The first handloads I did for this pistol were great & shot about 2 1/2 " groups at 25yds So I'm excited (Best pistol I ever owned ) Just want to make it shoot as good as I can so I started pulling information from as many sources as I could
Guess trusting my own judgement is the key
Thanks

The Smith and Wesson Model 19 (Combat Magnum) is one great sixgun. I have had several but have never managed to hang on to one for a very long time. It is the heavier N frame (27s and 28s) that tended to hang around my house the longest.

I am somewhat ambivalent about this Internet thing. When I started, there was nothing but two or three gun magazines, plus Gun Digest that came out once a year. There were plenty of pictures of loaded sixgun rounds among the pages, and I just tryed to get my crimp to look like the ones in the pictures. That worked so well, I have not given the subject much though in decades.

The writers of the articles mentioned above, mostly knew what they were doing. Their work passed under the eyes of an editor or two, so really dumb and stupid stuff didn't make it into print. Today, if a fellow can turn on a computor and peck at a keyboard, he can wax wise on any subject under the sun. The result is there is an overburden of information out there that varies from excellent to utter drivel. New folks who turn to the Internet have to tip-toe through this mine field of stuff, trying to learn what they can.

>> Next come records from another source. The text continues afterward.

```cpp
extern "C" int obte_layernorm_bwd(const obte_bf16* dy, const obte_bf16* x, const obte_bf16* w, const float* mean,
                                  const float* rstd, const obte_bf16* dresid, obte_bf16* dx, obte_bf16* dw, float* ws,
                                  int64_t rows, int cols, obte_stream s) {
    return obte_layernorm_bwd_acc(dy, x, w, mean, rstd, dresid, dx, dw, ws, rows, cols, 0, s);
}

static int ln_bwd_impl(const obte_bf16* dy, const obte_bf16* x, const obte_bf16* w, const float* mean, const float* rstd,
                       const obte_bf16* dresid, obte_bf16* dx, obte_bf16* dw, float* ws, int64_t rows, int cols, int accumulate_dw,
                       int ws_acc, bool reduce, bool clear_tail, obte_stream s, obte_bf16* dx_drop = nullptr, DropCfg dc = DropCfg{0, 0, 0, 1.0f}) {
    OBTE_REQUIRE(dy && x && w && mean && rstd && dx && ws && (dw || !reduce), "obte_layernorm_bwd: null pointer");
    OBTE_REQUIRE(rows > 0 && cols > 0 && cols % 8 == 0 && cols <= 4096, "obte_layernorm_bwd: bad shape rows=%lld cols=%d", (long long)rows, cols);
    struct LnCfg { int blocks_cap, pipe_on; };
    static const LnCfg lcfg = [] {
        LnCfg c;
        const char* e = getenv("OBTE_LN_BLOCKS");
        c.blocks_cap = e ? atoi(e) : 256;
        if (c.blocks_cap < 1 || c.blocks_cap > LN_BWD_MAX_BLOCKS) c.blocks_cap = 256;
        e = getenv("OBTE_LN_PIPE");
        c.pipe_on = (e && e[0] == '0') ? 0 : 1;
        return c;
    }();
    const int blocks_cap = lcfg.blocks_cap;
    const int nblk = (int)(cdiv64(rows, 4) < blocks_cap ? cdiv64(rows, 4) : blocks_cap);
    const dim3 grid(nblk), block(256);
    const size_t smem = (size_t)4 * cols * sizeof(float);
    hipStream_t st = (hipStream_t)s;
    if (clear_tail && nblk < LN_BWD_MAX_BLOCKS &&
        hipMemsetAsync(ws + (size_t)nblk * cols, 0, (size_t)(LN_BWD_MAX_BLOCKS - nblk) * cols * sizeof(float), st) != hipSuccess) {
        obte_set_error("obte_layernorm_bwd_partial: memset failed");
        return OBTE_ELAUNCH;
    }
    const int prof = obte_prof_begin(st, 111, rows, cols, dresid ? 1 : 0);
    const int pipe_on = lcfg.pipe_on;
    const bool drop2 = dx_drop != nullptr && dc.thresh16 != 0;
#define LN_BWD_GO(K, ...) hipLaunchKernelGGL((K), grid, block, smem, st, (const bf16*)dy, (const bf16*)x, (const bf16*)w, mean, rstd, __VA_ARGS__)
#define LN_PIPE(N, R, D, F) LN_BWD_GO((ln_bwd_pipe_kernel<N, R, D, F>), (const bf16*)(R ? dresid : nullptr), (bf16*)dx, ws, rows, cols, ws_acc, (bf16*)(D ? dx_drop : nullptr), dc)
#define LN_PIPE_F(N, R, D) do { if (cols == 512 * N) LN_PIPE(N, R, D, true); else LN_PIPE(N, R, D, false); } while (0)
#define LN_BWD(N)                                                                                                           \
    do {                                                                                                                    \
        if (drop2) {                                                                                                        \
            if (dresid) LN_PIPE_F(N, true, true); else LN_PIPE_F(N, false, true);                                           \
        } else if (pipe_on) {                                                                                               \
            if (dresid) LN_PIPE_F(N, true, false); else LN_PIPE_F(N, false, false);                                         \
        } else {                                                                                                            \
            if (dresid) LN_BWD_GO((ln_bwd_kernel<N, true>), (const bf16*)dresid, (bf16*)dx, ws, rows, cols, ws_acc);        \
            else LN_BWD_GO((ln_bwd_kernel<N, false>), (const bf16*)nullptr, (bf16*)dx, ws, rows, cols, ws_acc);             \
        }                                                                                                                   \
    } while (0)
    switch (nch_for(cols)) {
        case 1: LN_BWD(1); break;
        case 2: LN_BWD(2); break;
        case 4: LN_BWD(4); break;
        case 8: LN_BWD(8); break;
        default: LN_BWD(16); break;
    }
#undef LN_BWD
#undef LN_PIPE_F
#undef LN_PIPE
#undef LN_BWD_GO
    if (!reduce) obte_prof_end(prof, st);
    OBTE_CHECK_LAUNCH("obte_layernorm_bwd");
    if (reduce) {
        hipLaunchKernelGGL(ln_dw_reduce_kernel, dim3((cols + 31) / 32), dim3(256), 0, st, (const float*)ws, (bf16*)dw,
                           ws_acc || clear_tail ? LN_BWD_MAX_BLOCKS : nblk, cols, accumulate_dw);
        obte_prof_end(prof, st);
        OBTE_CHECK_LAUNCH("obte_layernorm_bwd(dw reduce)");
    }
    return OBTE_OK;
}

extern "C" int obte_layernorm_bwd_acc(const obte_bf16* dy, const obte_bf16* x, const obte_bf16* w, const float* mean,
                                      const float* rstd, const obte_bf16* dresid, obte_bf16* dx, obte_bf16* dw, float* ws,
                                      int64_t rows, int cols, int accumulate_dw, obte_stream s) {
    return ln_bwd_impl(dy, x, w, mean, rstd, dresid, dx, dw, ws, rows, cols, accumulate_dw, 0, true, false, s);
}

extern "C" int obte_layernorm_bwd_partial(const obte_bf16* dy, const obte_bf16* x, const obte_bf16* w, const float* mean,
                                          const float* rstd, const obte_bf16* dresid, obte_bf16* dx, obte_bf16* dw, float* partials,
                                          int64_t rows, int cols, int mode, obte_stream s) {
    OBTE_REQUIRE(mode >= OBTE_LN_PARTIAL_FIRST && mode <= OBTE_LN_PARTIAL_LAST, "obte_layernorm_bwd_partial: bad mode %d", mode);
    return ln_bwd_impl(dy, x, w, mean, rstd, dresid, dx, dw, partials, rows, cols, 0, mode != OBTE_LN_PARTIAL_FIRST,
                       mode == OBTE_LN_PARTIAL_LAST, mode == OBTE_LN_PARTIAL_FIRST, s);
}

extern "C" int obte_layernorm_bwd_dropout(const obte_bf16* dy, const obte_bf16* x, const obte_bf16* w, const float* mean,
                                          const float* rstd, const obte_bf16* dresid, obte_bf16* dx, obte_bf16* dx_dropped, obte_bf16* dw,
                                          float* ws_or_partials, int64_t rows, int cols, int partial_mode, int accumulate_dw,
                                          float p, uint64_t seed, int32_t site, obte_stream s) {
    OBTE_REQUIRE(dx_dropped, "obte_layernorm_bwd_dropout: null dx_dropped");
    OBTE_REQUIRE(p >= 0.f && p < 1.f, "obte_layernorm_bwd_dropout: dropout p must be in [0,1)");
    OBTE_REQUIRE(partial_mode == 0 || (partial_mode >= OBTE_LN_PARTIAL_FIRST && partial_mode <= OBTE_LN_PARTIAL_LAST), "obte_layernorm_bwd_dropout: bad partial_mode %d", partial_mode);
    if (p == 0.f) {
        const int rc = partial_mode ? obte_layernorm_bwd_partial(dy, x, w, mean, rstd, dresid, dx, dw, ws_or_partials, rows, cols, partial_mode, s)
                                    : obte_layernorm_bwd_acc(dy, x, w, mean, rstd, dresid, dx, dw, ws_or_partials, rows, cols, accumulate_dw, s);
        if (rc != OBTE_OK) return rc;
        if (hipMemcpyAsync(dx_dropped, dx, (size_t)rows * cols * 2, hipMemcpyDeviceToDevice, (hipStream_t)s) != hipSuccess) {
            obte_set_error("obte_layernorm_bwd_dropout: copy failed");
            return OBTE_ELAUNCH;
        }
// ... 9 lines not shown
```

At the end of the day, I don't know but what we geezers didn't have it better, at least in this regard. But time marches on, and we have to muddle through with what we have, then as well as now.

44man
05-26-2012, 02:55 PM
How to tell the difference? I use the least needed as long as the last round in the cylinder does not move.
It is hard to see and judge but I try to get the edge of the brass to just reach the bottom of the crimp groove.

MW3840
05-27-2012, 04:23 AM
Author Mike Venturino stated in one of his articles many years back, that when your fingernail no longer catches on the case mouth after roll crimping, the right amount of crimp has been applied.

This has stood me in good stead since.

1Shirt
05-27-2012, 09:44 AM
Threads #10 & 11 make good sense to me!
1Shirt!:coffeecom

just.don
05-27-2012, 10:59 AM
http://www.reloadingtips.com/how_to/crimping_revolvers.htm

pictures from one of the members here

mdi
05-27-2012, 11:37 AM
Another thought; compare your crimp to a factory roll crimp...

JWFilips
05-27-2012, 05:32 PM
http://www.reloadingtips.com/how_to/crimping_revolvers.htm

pictures from one of the members here

Wow not this is pretty informative Thanks for posting. At least this shows me what I'm doing is correct ( when I trusted my judgement) However It was good to see what progressively tighter crimps appear like

Thanks everyone: all have been helpful. I'm sure happy I posted this here....It was the right place!